I have never heard that term (finger safe transformer). Please enlighten me?


----------



## oliquir (Jan 13, 2011)

they are similar to this one
http://www.automation.com/content/hammond-control-power-transformers-for-industrial-applications

they are basic transformer but with isolated terminals screw so you cant be hit by 600V by accident while troubleshooting on live circuits


----------



## oldtimer (Jun 10, 2010)

oliquir said:


> they are similar to this one
> http://www.automation.com/content/hammond-control-power-transformers-for-industrial-applications
> 
> they are basic transformer but with isolated terminals screw so you cant be hit by 600V by accident while troubleshooting on live circuits


 Thanks for the explanation. Makes sense. It's just that I had not heard that reference before.


----------



## Handasee (Dec 18, 2009)

I have never found anything in the CEC about finger safe devices. If you are using a finger safe transformer, are you also using finger safe fuseholders, terminal blocks and contactors? The use of finger safe devices comes from IEC standards where devices have a Ingress Protection (IP) rating. If there is a requirement, then the only Canadian publication that I assume might contain requirements is in "CSA C22.2 No 14-10 Industrial control Equipment".


----------



## oliquir (Jan 13, 2011)

yes i use all finger safe parts if possible, some of my client are often stupid, they open the cover of panel under power (open disconnect then reclose it) and i dont want them to sue me because of electrocution. i was pretty sure it was listed somewhere in CEC or NEC. Anyway ill continue to use them it makes a better job.


----------



## Handasee (Dec 18, 2009)

Label your panels to CSA Z462 (NFPA 70E) If they ignor the warnings, they are responsible.
Add the following Label: "Machines have no brains, so use yours"


----------



## Thedroid (Dec 6, 2010)

I do see the merit of finger safe, but I also like to be able to see everything clearly. Some meter probes can be a pain to use with the fingersafe, and the terminals seem like they get damaged a little easier. Guys doing maintenance tend to jam their screwdrives in and twist. You have to rely on feel alone rather thana combination of senses.


----------



## Del (Feb 10, 2011)

*Finger safe trannys*

You have to use them in Europe- not an option.
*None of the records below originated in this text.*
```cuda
template <class P, int NR>
struct alignas(16) Fp2 {
  using B = Fp<P>;
  B c0, c1;
  G16_HD static Fp2 zero() { return {B::zero(), B::zero()}; }
  G16_HD static Fp2 one() { return {B::one(), B::zero()}; }
  G16_HD bool is_zero() const { return c0.is_zero() && c1.is_zero(); }
  G16_HD bool operator==(const Fp2& o) const { return c0 == o.c0 && c1 == o.c1; }
  G16_HD bool operator!=(const Fp2& o) const { return !(*this == o); }
  G16_HD static Fp2 add(const Fp2& a, const Fp2& b) { return {B::add(a.c0, b.c0), B::add(a.c1, b.c1)}; }
  G16_HD static Fp2 sub(const Fp2& a, const Fp2& b) { return {B::sub(a.c0, b.c0), B::sub(a.c1, b.c1)}; }
  G16_HD static Fp2 neg(const Fp2& a) { return {B::neg(a.c0), B::neg(a.c1)}; }
  G16_HD static Fp2 dbl(const Fp2& a) { return {B::dbl(a.c0), B::dbl(a.c1)}; }
  G16_HD static B mul_nr(const B& a) { return NR == 1 ? a : B::mul_small(a, NR); }
  G16_HD static Fp2 mul(const Fp2& a, const Fp2& b) {
    B v0 = B::mul(a.c0, b.c0);
    B v1 = B::mul(a.c1, b.c1);
    B s = B::mul(B::add(a.c0, a.c1), B::add(b.c0, b.c1));
    Fp2 r;
    r.c0 = B::sub(v0, mul_nr(v1));
    r.c1 = B::sub(B::sub(s, v0), v1);
    return r;
  }
  G16_HD static Fp2 sqr(const Fp2& a) {
    B t = B::mul(a.c0, a.c1);
    B s = B::mul(B::add(a.c0, a.c1), B::sub(a.c0, mul_nr(a.c1)));
    Fp2 r;
    r.c0 = (NR == 1) ? s : B::add(s, B::mul_small(t, NR - 1));
    r.c1 = B::dbl(t);
    return r;
  }
  G16_HD static Fp2 mul_small(const Fp2& a, int k) { return {B::mul_small(a.c0, k), B::mul_small(a.c1, k)}; }
  G16_HD static Fp2 inv(const Fp2& a) {
    B n = B::add(B::sqr(a.c0), mul_nr(B::sqr(a.c1)));
    B ni = B::inv(n);
    return {B::mul(a.c0, ni), B::neg(B::mul(a.c1, ni))};
  }
};

template <class F>
struct alignas(16) Affine {
  F x, y;
  G16_HD bool is_inf() const { return x.is_zero() && y.is_zero(); }
  G16_HD static Affine inf() { return {F::zero(), F::zero()}; }
};

template <class F>
struct alignas(16) XYZZ {
  F X, Y, ZZ, ZZZ;
  G16_HD bool is_inf() const { return ZZ.is_zero(); }
  G16_HD static XYZZ inf() { return {F::zero(), F::zero(), F::zero(), F::zero()}; }
  G16_HD static XYZZ from_affine(const Affine<F>& p) {
    if (p.is_inf()) return inf();
    return {p.x, p.y, F::one(), F::one()};
  }

  G16_HD_NOINLINE static XYZZ dbl_affine(const Affine<F>& p) {
    if (p.is_inf() || p.y.is_zero()) return inf();
    F U = F::dbl(p.y);
    F V = F::sqr(U);
    F W = F::mul(U, V);
    F S = F::mul(p.x, V);
    F XX = F::sqr(p.x);
    F M = F::add(F::dbl(XX), XX);
    XYZZ r;
    r.X = F::sub(F::sqr(M), F::dbl(S));
    r.Y = F::sub(F::mul(M, F::sub(S, r.X)), F::mul(W, p.y));
    r.ZZ = V;
    r.ZZZ = W;
    return r;
  }
  G16_HD_NOINLINE void dbl_inplace() {
    if (is_inf()) return;
    if (Y.is_zero()) { *this = inf(); return; }
    F U = F::dbl(Y);
    F V = F::sqr(U);
    F W = F::mul(U, V);
    F S = F::mul(X, V);
    F XX = F::sqr(X);
    F M = F::add(F::dbl(XX), XX);
    F X3 = F::sub(F::sqr(M), F::dbl(S));
    F Y3 = F::sub(F::mul(M, F::sub(S, X3)), F::mul(W, Y));
    X = X3;
    Y = Y3;
    ZZ = F::mul(V, ZZ);
    ZZZ = F::mul(W, ZZZ);
  }
  G16_HD_NOINLINE void madd(const Affine<F>& p_in, bool neg = false) { madd_inline(p_in, neg); }
  G16_HD void madd_inline(const Affine<F>& p_in, bool neg = false) {
    if (p_in.is_inf()) return;
    Affine<F> p = p_in;
    if (neg) p.y = F::neg(p.y);
    if (is_inf()) {
      X = p.x; Y = p.y; ZZ = F::one(); ZZZ = F::one();
      return;
    }
    F Pd = F::sub(F::mul(p.x, ZZ), X);
    F R = F::sub(F::mul(p.y, ZZZ), Y);
    if (Pd.is_zero()) {
      if (R.is_zero()) *this = dbl_affine(p);
      else *this = inf();
      return;
    }
    F PP = F::sqr(Pd);
    F PPP = F::mul(Pd, PP);
    F Q = F::mul(X, PP);
    F X3 = F::sub(F::sub(F::sqr(R), PPP), F::dbl(Q));
    Y = F::sub(F::mul(R, F::sub(Q, X3)), F::mul(Y, PPP));
    X = X3;
    ZZ = F::mul(ZZ, PP);
    ZZZ = F::mul(ZZZ, PPP);
  }
  template <class LX, class LY>
  G16_HD void madd_lazy(LX load_x, LY load_y, bool neg) {
    const F px = load_x();
    if (is_inf()) {
      F py = load_y();
      if (px.is_zero() && py.is_zero()) return;
      if (neg) py = F::neg(py);
      X = px; Y = py; ZZ = F::one(); ZZZ = F::one();
      return;
    }
    const F Pd = F::sub(F::mul(px, ZZ), X);
    F py = load_y();
    if (px.is_zero() && py.is_zero()) return;
    if (neg) py = F::neg(py);
    const F R = F::sub(F::mul(py, ZZZ), Y);
    if (Pd.is_zero()) {
      if (R.is_zero()) *this = dbl_affine(Affine<F>{px, py});
      else *this = inf();
      return;
    }
    const F PP = F::sqr(Pd);
    const F PPP = F::mul(Pd, PP);
    const F Q = F::mul(X, PP);
    const F X3 = F::sub(F::sub(F::sqr(R), PPP), F::dbl(Q));
    Y = F::sub(F::mul(R, F::sub(Q, X3)), F::mul(Y, PPP));
    X = X3;
    ZZ = F::mul(ZZ, PP);
    ZZZ = F::mul(ZZZ, PPP);
  }
  G16_HD_NOINLINE void add(const XYZZ& q) {
    if (q.is_inf()) return;
    if (is_inf()) { *this = q; return; }
    F U1 = F::mul(X, q.ZZ);
    F U2 = F::mul(q.X, ZZ);
    F S1 = F::mul(Y, q.ZZZ);
    F S2 = F::mul(q.Y, ZZZ);
    F Pd = F::sub(U2, U1);
    F R = F::sub(S2, S1);
    if (Pd.is_zero()) {
      if (R.is_zero()) dbl_inplace();
      else *this = inf();
      return;
    }
    F PP = F::sqr(Pd);
    F PPP = F::mul(Pd, PP);
    F Q = F::mul(U1, PP);
    F X3 = F::sub(F::sub(F::sqr(R), PPP), F::dbl(Q));
    Y = F::sub(F::mul(R, F::sub(Q, X3)), F::mul(S1, PPP));
    X = X3;
    ZZ = F::mul(F::mul(ZZ, q.ZZ), PP);
    ZZZ = F::mul(F::mul(ZZZ, q.ZZZ), PPP);
  }
  G16_HD void negate() { Y = F::neg(Y); }

  G16_HD_NOINLINE XYZZ mul_u32(const uint32_t* k, int nl) const {
    XYZZ r = inf();
    bool started = false;
    for (int i = nl * 32 - 1; i >= 0; i--) {
      if (started) r.dbl_inplace();
      if ((k[i >> 5] >> (i & 31)) & 1) {
        r.add(*this);
        started = true;
      }
    }
    return r;
  }
  G16_HD_NOINLINE Affine<F> to_affine() const {
    if (is_inf()) return Affine<F>::inf();
    F zi = F::inv(ZZZ);
    F z = F::mul(zi, ZZ);
    F zi2 = F::sqr(z);
    return {F::mul(X, zi2), F::mul(Y, zi)};
  }
};

}
```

I always used to used a Legrand model, as they had some nice looking cases, which always added a professional touch to the build.


----------



## JRaef (Mar 23, 2009)

No North American requirements exist for "finger safe" devices of any sort, in fact there is no official definition of the term. It's strictly an IEC issue. 

No problem using them, just not required.
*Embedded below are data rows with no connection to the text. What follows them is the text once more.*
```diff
-                    const unsigned up = (unsigned)pp, row = up / (unsigned)a.W, x = up - row * a.W;
-                    const long long op = (long long)(2 * row + (qd >> 1)) * (2 * a.W) + 2 * x + (qd & 1);
-                    conv_epilogue(a, v, ch, j0, true, EpiAtOp{op, (int)ch}, false);
-                    continue;
-                }
-                const float* res2 = nullptr;
-                if constexpr (EX) {
-                    if (e.res2) res2 = e.res2 + pp * e.ldR2 + j0;
-                }
-                conv_epilogue<true>(a, v, a.coBase + j0, j0, true, EpiAtOp{pp, j0}, false, res2);
-                if constexpr (EX) {
-                    if (e.out2) {
-                        f32x4 gl;
-#pragma unroll
-                        for (int k = 0; k < 4; ++k) gl[k] = gelu_f(v[k]);
-                        *reinterpret_cast<f32x4*>(e.out2 + pp * e.ldO2 + j0) = gl;
-                    }
-                }
             }
         }
         return;
@@ -263,13 +275,20 @@
     for (int nt = 0; nt < NT; ++nt) {
 #pragma unroll
         for (int g = 0; g < 4; ++g) {
-            const int j0 = n0 + nt * 32 + 8 * g + 4 * kh;
+            const int js = n0 + nt * 32 + 8 * g + 4 * kh;
             f32x4 v;
 #pragma unroll
             for (int k = 0; k < 4; ++k) v[k] = acc[nt][4 * g + k];
-            conv_epilogue<true>(a, v, a.coBase + j0, j0, false, EpiAtOp{p, j0});
-        }
-    }
+            conv_epilogue<true>(a, v, a.coBase + js, js, false, EpiAtOp{p, js});
+        }
+    }
+}
+
+template <int NT, int XD, bool EX, bool SIX>
+void pw_launch(ConvKArgs& a, const PwExtra& e, long long npix, hipStream_t st) {
+    a.ncot = cdiv(a.Cout, 32 * NT);
+    const int nb = (int)((npix + 127) / 128);
+    hipLaunchKernelGGL((conv_pw_kernel<NT, XD, EX, SIX>), dim3(round_up(nb, 8) * a.ncot), dim3(256), 0, st, a, e);
 }
 
 }
@@ -279,7 +298,6 @@
     a.nchunks = cdiv(a.Ctot, KC);
     if (a.Cout % 4) a.vecOK = 0;
     const long long npix = (long long)a.N * a.H * a.W;
-    const int nb = (int)((npix + 127) / 128);
     const bool six = terms == 6;
     REFID_CHECK(!a.shuffle || (a.vecOK && ex == nullptr && terms == 0 && a.mask == nullptr && a.Cout > 32 && (a.Cout / 4) % 4 == 0 &&
                                npix < 0x7fffffffLL),
@@ -298,21 +316,15 @@
                                   a.Ctot % ex->seC == 0 && ex->poolParts > 0 && ex->seW1 && ex->seB1 && ex->seW2 && ex->seB2 &&
                                   (!ex->seS || (ex->seM && ex->seZ1)) && !ex->lnG),
                     "conv2d: bad squeeze-excite fusion arguments (pixels per sample must be a multiple of 128)");
-        if (six) hipLaunchKernelGGL((conv_pw_kernel<2, 4, true, true>), dim3(nb, cdiv(a.Cout, 64)), dim3(256), 0, st, a, *ex);
-        else hipLaunchKernelGGL((conv_pw_kernel<2, 4, true>), dim3(nb, cdiv(a.Cout, 64)), dim3(256), 0, st, a, *ex);
+        if (six) pw_launch<2, 4, true, true>(a, *ex, npix, st);
+        else pw_launch<2, 4, true, false>(a, *ex, npix, st);
         REFID_LAUNCH_CHECK("conv_pw/fused");
         return 0;
     }
     const PwExtra none;
-    if (six) hipLaunchKernelGGL((conv_pw_kernel<2, 4, false, true>), dim3(nb, cdiv(a.Cout, 64)), dim3(256), 0, st, a, none);
-    else if (a.Cout <= 32) hipLaunchKernelGGL((conv_pw_kernel<1, 8, false>), dim3(nb, 1), dim3(256), 0, st, a, none);
-    else {
-        static const bool nt4 = []() { const char* e = getenv("REFID_PW_NT4"); return e && e[0] == '1'; }();
-        if (nt4 && a.Cout % 128 == 0)
-            hipLaunchKernelGGL((conv_pw_kernel<4, 4, false>), dim3(nb, a.Cout / 128), dim3(256), 0, st, a, none);
-        else
-            hipLaunchKernelGGL((conv_pw_kernel<2, 4, false>), dim3(nb, cdiv(a.Cout, 64)), dim3(256), 0, st, a, none);
-    }
+    if (six) pw_launch<2, 4, false, true>(a, none, npix, st);
+    else if (a.Cout <= 32) pw_launch<1, 8, false, false>(a, none, npix, st);
+    else pw_launch<2, 4, false, false>(a, none, npix, st);
     REFID_LAUNCH_CHECK("conv_pw");
     return 0;
 }
```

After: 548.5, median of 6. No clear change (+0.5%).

For the most part, IEC manufacturers like Siemens, ABB, Telemecanique etc. sell the finger safe versions of CPTs in IEC countries, but in N. America they sell products made here. It's expensive to ship heavy little blocks of iron and copper all over the world that sell for next to nothing. But more recently some of the NA manufacturers who only make transformers have begun offering finger safe versions themselves to they can export, which makes them available here too.


----------



## cdnelectrician (Mar 14, 2008)

oliquir said:


> Do you know when it is required to use finger safe control transformer, i always use them but ive seen that my competitors doens't use them and save money. Is it required by NEC or CEC? maybe it is only required when the panel does not have a disconect switch?
> Thanx


A couple of years ago I retrofitted a whole bunch of control panels in a plant (as required by ESA). The inspector wanted all of the open type fuse holders changed to finger safe units, but he made no mention of the open control transformer terminals. Usually when we order control transformers we also order a bag of snap on covers, cheaper than ordering a transformer with built in finger safe terminal blocks. I would be interested to know if there is a CSA standard covering this...


----------



## miller_elex (Jan 25, 2008)

You could use the 96va control transformer with wires for the taps, then run all the taps to a finger-safe term-strip.
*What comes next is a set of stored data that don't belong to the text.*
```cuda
void tc_conv_release(TcConvPlan* plan) {
  TcImpl* im = plan->impl;
  if (!im) return;
  cudaFree(im->d_w);
  cudaFree(im->d_bias);
  cudaFree(im->d_scale);
  cudaFree(im->d_shift);
  delete im;
  plan->impl = nullptr;
}

int tc_conv_oneshot(TcConvPlan* plan, const std::vector<const float*>& w_hwio_dev,
                    const std::vector<const float*>& bias_dev, const float* scale_dev,
                    const float* shift_dev, const float* x_dev, float* y_dev, cudaStream_t stream) {
  TcImpl* im = plan->impl;
  if (!im) return 1;
  const size_t ng = im->groups.size();
  std::vector<std::vector<float>> w(ng), b(ng);
  std::vector<float> sc, sh;
  std::vector<const float*> w_host(ng), b_host(ng);
  cudaError_t ce = cudaSuccess;
  auto download = [&ce](std::vector<float>& dst, const float* src, size_t n) {
    dst.resize(n);
    if (ce == cudaSuccess) ce = cudaMemcpy(dst.data(), src, n * sizeof(float), cudaMemcpyDeviceToHost);
    return dst.data();
  };
  for (size_t gi = 0; gi < ng; ++gi) {
    const ConvGroup& g = im->groups[gi].conv;
    w_host[gi] = download(w[gi], w_hwio_dev[gi], (size_t)g.ksize * g.ksize * im->groups[gi].cin * g.Cout);
    b_host[gi] = bias_dev[gi] ? download(b[gi], bias_dev[gi], g.Cout) : nullptr;
  }
  if (scale_dev) download(sc, scale_dev, im->cout_total), download(sh, shift_dev, im->cout_total);
  int rc = ce == cudaSuccess ? tc_conv_pack_weights(plan, w_host, b_host)
                             : cuda_fail(ce, "tc_conv_oneshot: parameter download");
  if (!rc && scale_dev) rc = tc_conv_set_affine(plan, sc.data(), sh.data());
  if (!rc) rc = launch_conv_tc(*plan, x_dev, y_dev, im->prm.B, stream);
  ce = cudaStreamSynchronize(stream);
  tc_conv_release(plan);
  if (rc) return rc;
  if (ce != cudaSuccess) return cuda_fail(ce, "tc_conv_oneshot sync");
  return SQDET_OK;
}

}
```

Measured before the change: 4820.

## Pack two 3x3 taps per pipeline stage in halo and fire-expand kernels

For halo-mode convolutions with 16-channel chunks and for the fire expand phase, each ring stage now holds the weights for two taps instead of one. The per-stage barrier waits, releases and bulk-load issues drop to roughly half, and each stage runs longer back-to-back wgmma chains. In exchange the weight buffer per stage doubles, which raises shared memory use and may lower occupancy. It also adds index bookkeeping for a trailing single-tap stage.

```diff
diff --git a/squeezedet_b200/csrc/conv_tc.cu b/squeezedet_b200/csrc/conv_tc.cu
--- a/squeezedet_b200/csrc/conv_tc.cu
+++ b/squeezedet_b200/csrc/conv_tc.cu
@@ -231,8 +231,10 @@
 }
 static_assert(2 * halo_rows(16) <= STAGES * TILE_M && 2 * halo_rows(32) <= STAGES * TILE_M,
               "two halo tiles fit in the A ring");
-constexpr size_t conv_smem_bytes(int NT, int KC) {
-  return 1024 + (size_t)STAGES * (2 * NT * KC + TILE_M * KC) * sizeof(float) + 2 * STAGES * sizeof(uint64_t);
+__host__ __device__ constexpr int conv_tps(int KC, int MODE) { return MODE == TC_HALO && KC == 16 ? 2 : 1; }
+constexpr size_t conv_smem_bytes(int NT, int KC, int MODE) {
+  return 1024 + (size_t)STAGES * (conv_tps(KC, MODE) * 2 * NT * KC + TILE_M * KC) * sizeof(float) +
+         2 * STAGES * sizeof(uint64_t);
 }
 
 __device__ __forceinline__ void split(const float (&v)[4], uint32_t (&ahi)[4], uint32_t (&alo)[4]) {
@@ -289,31 +291,32 @@
   }
 }
 
-template <int NT, int KC, bool PIPE = true, typename LoadA>
+template <int NT, int KC, int TILES = 1, bool PIPE = true, typename LoadA>
 __device__ __forceinline__ void mma_chunk(LoadA load_a, uint32_t bhi, float (&acc)[2][NT / 2],
                                           float (&sum)[NT / 2]) {
-  constexpr int KSTEPS = KC / 8;
+  constexpr int KSTEPS = KC / 8, STEPS = TILES * KSTEPS;
+  constexpr uint32_t TILE_BYTES = 2 * NT * KC * sizeof(float);
   uint32_t ahi[2][4], alo[2][4];
   if constexpr (!PIPE) {
 #pragma unroll
-    for (int ks = 0; ks < KSTEPS; ++ks) {
+    for (int ks = 0; ks < STEPS; ++ks) {
       load_a(ks, ahi[0], alo[0]);
-      mma_step<NT, KC>(acc[0], ahi[0], alo[0], bhi, ks);
+      mma_step<NT, KC>(acc[0], ahi[0], alo[0], bhi + ks / KSTEPS * TILE_BYTES, ks % KSTEPS);
       wgmma_wait<0>();
       flush(acc[0], sum, ahi[0], alo[0]);
     }
   } else {
 #pragma unroll
-    for (int ks = 0; ks < KSTEPS; ++ks) {
+    for (int ks = 0; ks < STEPS; ++ks) {
       const int cur = ks & 1;
       load_a(ks, ahi[cur], alo[cur]);
-      mma_step<NT, KC>(acc[cur], ahi[cur], alo[cur], bhi, ks);
+      mma_step<NT, KC>(acc[cur], ahi[cur], alo[cur], bhi + ks / KSTEPS * TILE_BYTES, ks % KSTEPS);
       if (ks > 0) {
         wgmma_wait<1>();
         flush(acc[cur ^ 1], sum, ahi[cur ^ 1], alo[cur ^ 1]);
       }
     }
-    constexpr int last = (KSTEPS - 1) & 1;
+    constexpr int last = (STEPS - 1) & 1;
     wgmma_wait<0>();
     flush(acc[last], sum, ahi[last], alo[last]);
   }
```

Checkout the VERIS website.


----------



## eric7379 (Jan 5, 2010)

cdnelectrician said:


> A couple of years ago I retrofitted a whole bunch of control panels in a plant (as required by ESA). The inspector wanted all of the open type fuse holders changed to finger safe units, but he made no mention of the open control transformer terminals. Usually when we order control transformers we also order a bag of snap on covers, cheaper than ordering a transformer with built in finger safe terminal blocks. I would be interested to know if there is a CSA standard covering this...


Do you remember the name of the company that you were doing this at? The reason that I ask is a company that I used to work for installed a machine in the Toronto area and they got hammered by the inspector. I remember one of the things that had to be changed out was fuse holders. The company name was MM&T, but I think it is called Cenveo now. I think this was back in late 2005-very early 2006. I might be wrong on the years, though.


----------



## oliquir (Jan 13, 2011)

miller_elex said:


> You could use the 96va control transformer with wires for the taps, then run all the taps to a finger-safe term-strip.
> 
> Checkout the VERIS website.


yes already done that when possible it saves a lot of money:thumbup:


----------